When the labeled rRNAs were incubated with 40 and 60 S ribosomal subunit proteins under different salt and temperature conditions, no particles sedimenting at 40 or 60 S were formed (Fig. 3A). However, when a small amount of nuclear lysate depleted of ribosomal subunits (see "Experimental Procedures") was added to the incubation mixture, 3H-labeled 19 S RNA was incorporated into particles sedimenting as 40 S and 3H-labeled 5, 5.8, and 28 S RNAs were incorporated into particles sedimenting as 60 S with an efficiency of 80-90%, while 14C-labeled mature RNAs were incorporated into similar particles with an efficiency of at most 10% (Fig. 3B). The amount of nuclear lysate required was that derived from a number of cells comparable with the one from which the rRNA had been derived. The amount of ribosomal proteins needed was twice that of the rRNA, probably because some proteins were partially denatured during the extraction procedure.
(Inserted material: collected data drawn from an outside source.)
_SIGNATURES = {
    "vlnce_version": (_I, []),
    "vlnce_last_error": (C.c_char_p, []),
    "vlnce_set_option": (_I, [C.c_char_p, _I]),
    "vlnce_get_option": (_I, [C.c_char_p, C.POINTER(_I)]),
    "vlnce_option_default": (_I, [C.c_char_p, C.POINTER(_I)]),
    "vlnce_conv2d_split_weights": (_I, [_P, _P, C.c_long, _I, _P]),
    "vlnce_conv2d_last_path": (_I, []),
    "vlnce_conv2d_wgrad_last_path": (_I, []),
    "vlnce_conv2d_last_kernel": (_I, []),
    "vlnce_conv2d_wgrad_last_kernel": (_I, []),
    "vlnce_gemm_last_kernel": (_I, []),
    "vlnce_embedding_bwd": (_I, [_P, _P, _P, _L, _I, _L, _L, _P]),
    "vlnce_conv2d_pack_bytes": (C.c_long, [C.POINTER(ConvDesc)]),
    "vlnce_conv2d_pack_weights": (_I, [_P, _P, C.POINTER(ConvDesc), _I, _P]),
    "vlnce_weight_job_items": (C.c_long, [C.POINTER(WeightJob)]),
    "vlnce_conv2d_prepare_weights": (_I, [_P, _P, _I, C.c_long, _P]),
    "vlnce_conv2d_tiles_m": (_I, [C.POINTER(ConvDesc)]),
    "vlnce_conv2d_tile_rows": (_I, [C.POINTER(ConvDesc)]),
    "vlnce_conv2d_bn_workspace_bytes": (C.c_long, [C.POINTER(ConvDesc)]),
    "vlnce_bn_finalize_sums": (_I, [_P, _I, _I, _P, _P, _F, _F, _P, _P, _P, _P, _P, _P, _P]),
    "vlnce_conv2d_fwd": (_I, [_P, _P, _P, C.POINTER(ConvDesc), C.POINTER(Prologue),
                              C.POINTER(Epilogue), _P]),
    "vlnce_gemm": (_I, [_P, _I, _I, _P, _I, _I, _P, _I, _I, _I, _I, C.POINTER(Epilogue), _P]),
    "vlnce_colsum": (_I, [_P, _I, _I, _I, _P, _I, _P]),
    "vlnce_bn_finalize_workspace_bytes": (C.c_size_t, [_I, _I]),
    "vlnce_bn_finalize": (_I, [_P, _I, _I, _I, _I, _P, _P, _F, _F, _P, _P, _P, _P, _P, _P, _P,
                               C.c_size_t, _P]),
    "vlnce_scale_shift_act": (_I, [_P, _P, _P, _P, _I, _P, _P, _L, _I, _I, _P]),
    "vlnce_gn_chunks": (_I, [_I]),
    "vlnce_gn_partial": (_I, [_P, _I, _I, _I, _P, _P]),
    "vlnce_gn_finalize": (_I, [_P, _I, _I, _I, _I, _P, _P, _F, _P, _P, _P, _P, _P, _P]),
    "vlnce_gn_finalize_tiles": (_I, [_P, _I, _I, _I, _I, _I, _P, _P, _F, _P, _P, _P, _P, _P, _P]),
    "vlnce_maxpool3x3s2": (_I, [_P, _P, _I, _I, _I, _I, _I, _I, _P, _P, _P, _I, _P]),
    "vlnce_scale_shift_add_act": (_I, [_P, _P, _P, _P, _P, _P, _P, _P, _P, _L, _I, _I, _P]),
    "vlnce_avgpool2x2": (_I, [_P, _P, _I, _I, _I, _I, _P]),
    "vlnce_ragged_pad_rows": (_I, [_P, _I, _P, _I, _I, _L, _F, _P, _P]),
    "vlnce_ragged_pad_rows_i64": (_I, [_P, _P, _I, _I, _L, _L, _P, _P]),
    "vlnce_dagger_targets": (_I, [_P, _P, _I, _I, _F, _P, _P, _P, _P]),
    "vlnce_traj_append": (_I, [C.POINTER(TrajSensor), _I, C.POINTER(_I), C.POINTER(_I), _I, _L, _P]),
    "vlnce_dagger_mix_actions": (_I, [_P, _P, _I, _P, _F, _I, _P, _P, _P]),
    "vlnce_ppo_loss": (_I, [_P, _P, _P, _P, _P, _P, _P, _P, _P, _P, _I, _F, _F, _F, _F, _F, _F, _F, _I,
                            _P, _P, _P]),
    "vlnce_ppo_returns": (_I, [_P, _P, _P, _P, _P, _I, _I, _F, _F, _I, _P]),
    "vlnce_il_loss_supported": (_I, [_I, _I, _I]),
    "vlnce_il_loss": (_I, [_P, _P, _P, _P, _F, _I, _I, _I, _P, _P, _P]),
    "vlnce_pair_mse": (_I, [_P, _P, _P, _I, _I, _P, _P, _P]),
    "vlnce_space_to_depth2": (_I, [_P, _P, _I, _I, _I, _I, _I, _I, _P, _P, _P]),
    "vlnce_frames_s2d": (_I, [C.POINTER(Frames), _P, _I, _I, _P, _P, _P]),
    "vlnce_frames_avgpool2": (_I, [C.POINTER(Frames), _P, _P]),
    "vlnce_stem7_fwd": (_I, [C.POINTER(Frames), _P, _P, _P, _I, _P, _I, C.POINTER(Epilogue), _P]),
    "vlnce_frames_f32": (_I, [C.POINTER(Frames), _P, _P, _P, _P]),
    "vlnce_frames_gather": (_I, [_P, _I, _I, _I, _I, _I, _I, _I, _I, _I, _I, _P, _P]),
    "vlnce_frames_resize_area": (_I, [_P] + [_I] * 11 + [_P, _P]),
    "vlnce_adaptive_avgpool": (_I, [_P, _P, _I, _I, _I, _I, _I, _I, _I, _P]),
    "vlnce_attn_fwd": (_I, [_P, _P, _I, _P, _I, _P, _I, _F, _P, _P, _I, _I, _I, _I, _P]),
    "vlnce_attn_bwd": (_I, [_P, _P, _P, _I, _P, _I, _P, _I, _F, _P, _P, _P, _I, _P, _I,
                            _I, _I, _I, _I, _P]),
    "vlnce_rowzero_mask": (_I, [_P, _I, _L, _I, _P, _P]),
    "vlnce_attn_fwd_shared": (_I, [_P, _P, _I, _P, _I, _P, _I, _F, _P, _P, _P, _I, _I, _I, _I, _P]),
    "vlnce_attn_bwd_shared": (_I, [_P, _P, _P, _I, _P, _I, _P, _I, _F, _P, _P, _P, _P, _I, _P, _I,
                                   _I, _I, _I, _I, _P]),
    "vlnce_segment_sum": (_I, [_P, _P, _I, _I, _L, _P, _P]),
    "vlnce_action_head_fwd": (_I, [_P, _I, _P, _P, _I, _I, _I, _P, _P, _P]),
    "vlnce_action_head_bwd": (_I, [_P, _I, _P, _P, _P, _I, _I, _I, _P, _P, _P, _P]),
    "vlnce_gru_gates_fwd": (_I, [_P, _P, _P, _P, _P, _P, _P, _I, _I, _P]),
    "vlnce_gru_gates_bwd": (_I, [_P, _P, _P, _P, _P, _P, _P, _P, _I, _I, _P]),
    "vlnce_lstm_gates_fwd": (_I, [_P, _P, _P, _P, _P, _P, _P, _I, _I, _P]),
    "vlnce_lstm_gates_bwd": (_I, [_P, _P, _P, _P, _P, _P, _P, _P, _I, _I, _P]),
    "vlnce_mean_rows": (_I, [_P, _P, _I, _I, _I, _P]),
    "vlnce_mask_rows": (_I, [_P, _P, _P, _I, _I, _P]),
    "vlnce_conv2d_wgrad": (_I, [_P, _P, _P, C.POINTER(ConvDesc), _P, _I, _I, _P]),
    "vlnce_bn_bwd": (_I, [_P, _P, _P, _P, _P, _P, _L, _I, _I, _I, _P, _P, _P, _P, _P, _P, _I, _P]),
    "vlnce_bn_bwd_workspace_floats": (C.c_size_t, [_L, _I]),
    "vlnce_gn_bwd_workspace_floats": (C.c_size_t, [_I, _I, _I, _I]),
    "vlnce_gn_bwd": (_I, [_P, _P, _P, _P, _P, _P, _I, _I, _I, _I, _I, _P, _P, _P, _P, _P, _P, _I, _P]),
    "vlnce_maxpool3x3s2_argmax": (_I, [_P, _P, _P, _I, _I, _I, _I, _I, _I, _P]),
    "vlnce_maxpool3x3s2_bwd": (_I, [_P, _P, _P, _I, _I, _I, _I, _I, _I, _P]),
    "vlnce_adaptive_avgpool_bwd": (_I, [_P, _P, _I, _I, _I, _I, _I, _I, _P]),
    "vlnce_rnn_seq_supported": (_I, [_I, _I]),
    "vlnce_rnn_seq_fwd": (_I, [_I, _I, _P, _P, _P, _P, _P, _P, _P, _P, _I, _I, _I, _P]),
    "vlnce_rnn_seq_bwd": (_I, [_I, _I, _P, _P, _P, _P, _P, _P, _P, _P, _P, _I, _I, _I, _P]),
    "vlnce_option_count": (_I, []),
    "vlnce_option_index": (_I, [C.c_char_p]),
    "vlnce_linear_rows_supported": (_I, [_I, _I, _I]),
    "vlnce_linear_rows_fwd": (_I, [_P, _I, _P, _I, _P, _I, _P, _I, _I, _I, _I, _P]),
    "vlnce_linear_rows_bwd": (_I, [_P, _I, _P, _I, _P, _I, _P, _I, _I, _P, _P, _P, _I, _I, _I, _P]),
    "vlnce_rnn_seq_fwd2": (_I, [_I, _I, _P, _P, _P, _P, _P, _P, _L, _L, _P, _P, _P, _I, _I, _I, _P]),
    "vlnce_rnn_seq_bwd2": (_I, [_I, _I, _P, _P, _P, _P, _P, _P, _L, _L, _P, _P, _P, _P, _I, _I, _I, _P]),
    "vlnce_rnn_seq_wgrad": (_I, [_I, _I, _I, _P, _P, _P, _P, _I, _I, _P, _P, _P, _P, _P, _P, _I, _I, _I, _P]),
    "vlnce_group_norm_small": (_I, [_P, _I, _I, _I, _I, _P, _P, _F, _P, _I, _P, _P]),
    "vlnce_gru_rollout_supported": (_I, [_I, _I]),
    "vlnce_gru_rollout_workspace_bytes": (C.c_long, [_I, _I]),
    "vlnce_gru_rollout_fwd": (_I, [_P, _P, _P, _P, _P, _P, _P, _P, _P, _P, _I, _I, _I, _P]),
    "vlnce_gru_rollout_bwd": (_I, [_P, _P, _P, _P, _P, _P, _P, _P, _P, _P, _P, _I, _I, _I, _P]),
    "vlnce_lstm_rollout_supported": (_I, [_I, _I]),
    "vlnce_lstm_rollout_workspace_bytes": (C.c_long, [_I, _I]),
    "vlnce_lstm_rollout_fwd": (_I, [_P, _P, _P, _P, _P, _P, _P, _P, _P, _P, _P, _I, _I, _I, _P]),
    "vlnce_lstm_rollout_bwd": (_I, [_P, _P, _P, _P, _P, _P, _P, _P, _P, _P, _P, _P, _P, _I, _I, _I, _P]),
    "vlnce_rnn_step_supported": (_I, [_I, _I, _I]),
    "vlnce_rnn_step_fwd": (_I, [_I, _P, _P, _P, _P, _P, _P, _P, _P, _P, _P, _I, _I, _P]),
    "vlnce_rnn_step_bwd": (_I, [_I, _P, _P, _P, _P, _P, _P, _P, _P, _P, _P, _P, _P, _P, _I, _I, _P]),
    "vlnce_select_rows": (_I, [_P, _P, _P, _P, _I, _I, _P]),
    "vlnce_act_bwd": (_I, [_P, _P, _P, _L, _I, _P]),
}


def collapse_rows(t):
    while True:
        groups = []
        for n, st in zip(t.shape[1:], t.stride()[1:]):
            if n == 1:
                continue
            if groups and groups[-1][1] == st * n:
                groups[-1] = (groups[-1][0] * n, int(st))
            else:
                groups.append((int(n), int(st)))
        if len(groups) <= 2:
            break
        t = t.contiguous()
    row_stride = int(t.stride(0)) if t.size(0) > 1 else 0
    if not groups:
        return t, row_stride, 1, 0, 1, 0
    if len(groups) == 1:
        return t, row_stride, groups[0][0], groups[0][1], 1, 0
    return t, row_stride, groups[0][0], groups[0][1], groups[1][0], groups[1][1]


def exported_symbols():
    return sorted(_SIGNATURES)


def load_cdll(path=LIB_PATH):
    if not os.path.exists(path):
        raise RuntimeError(
            f"{path} not found: build it with `python __graft_entry__.py` (hipcc, gfx950). "
            "The VLN-CE policy path has no CPU fallback."
        )
    dll = C.CDLL(path)
    for name, (res, args) in _SIGNATURES.items():
        fn = getattr(dll, name)
        fn.restype = res
        fn.argtypes = args
    return dll


class _CallState(threading.local):
    dev = None
    restore = None


_CALL = _CallState()


def _ptr(t):
    if t is None:
        return None
    if not t.is_cuda:
        raise RuntimeError("libvlnce_hip: tensor is not on a GPU (no CPU fallback)")
    idx = t.device.index
    if _CALL.dev is None:
        _CALL.dev = idx
    elif _CALL.dev != idx:
        first, _CALL.dev = _CALL.dev, None
        raise RuntimeError(f"libvlnce_hip: tensors of one call live on cuda:{first} and "
                           f"cuda:{idx}")
    return t.data_ptr()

Ribosome reconstitution therefore proceeds more efficiently with nuclear immature rRNA than with cytoplasmic mature rRNA, and a nuclear component plays an important role in the assembly process. The required nuclear lysate could be replaced by an RNA fraction that was extracted from nuclei with guanidine and phenol and sedimented at about 7 S in zonal sedimentation in a sucrose gradient (Fig. 4). The 7 S fraction contained two major RNA species plus several minor species, which could be separated by gel electrophoresis (Fig. 5, right lane). The minor species are only partially visible in Fig. 5, but they became visible with a longer exposure of the gel. The number of small nuclear or nucleolar species present in the 7 S fraction was at least 17, but we cannot exclude the possibility that several species comigrated in our gel, masking an even greater complexity of this RNA fraction.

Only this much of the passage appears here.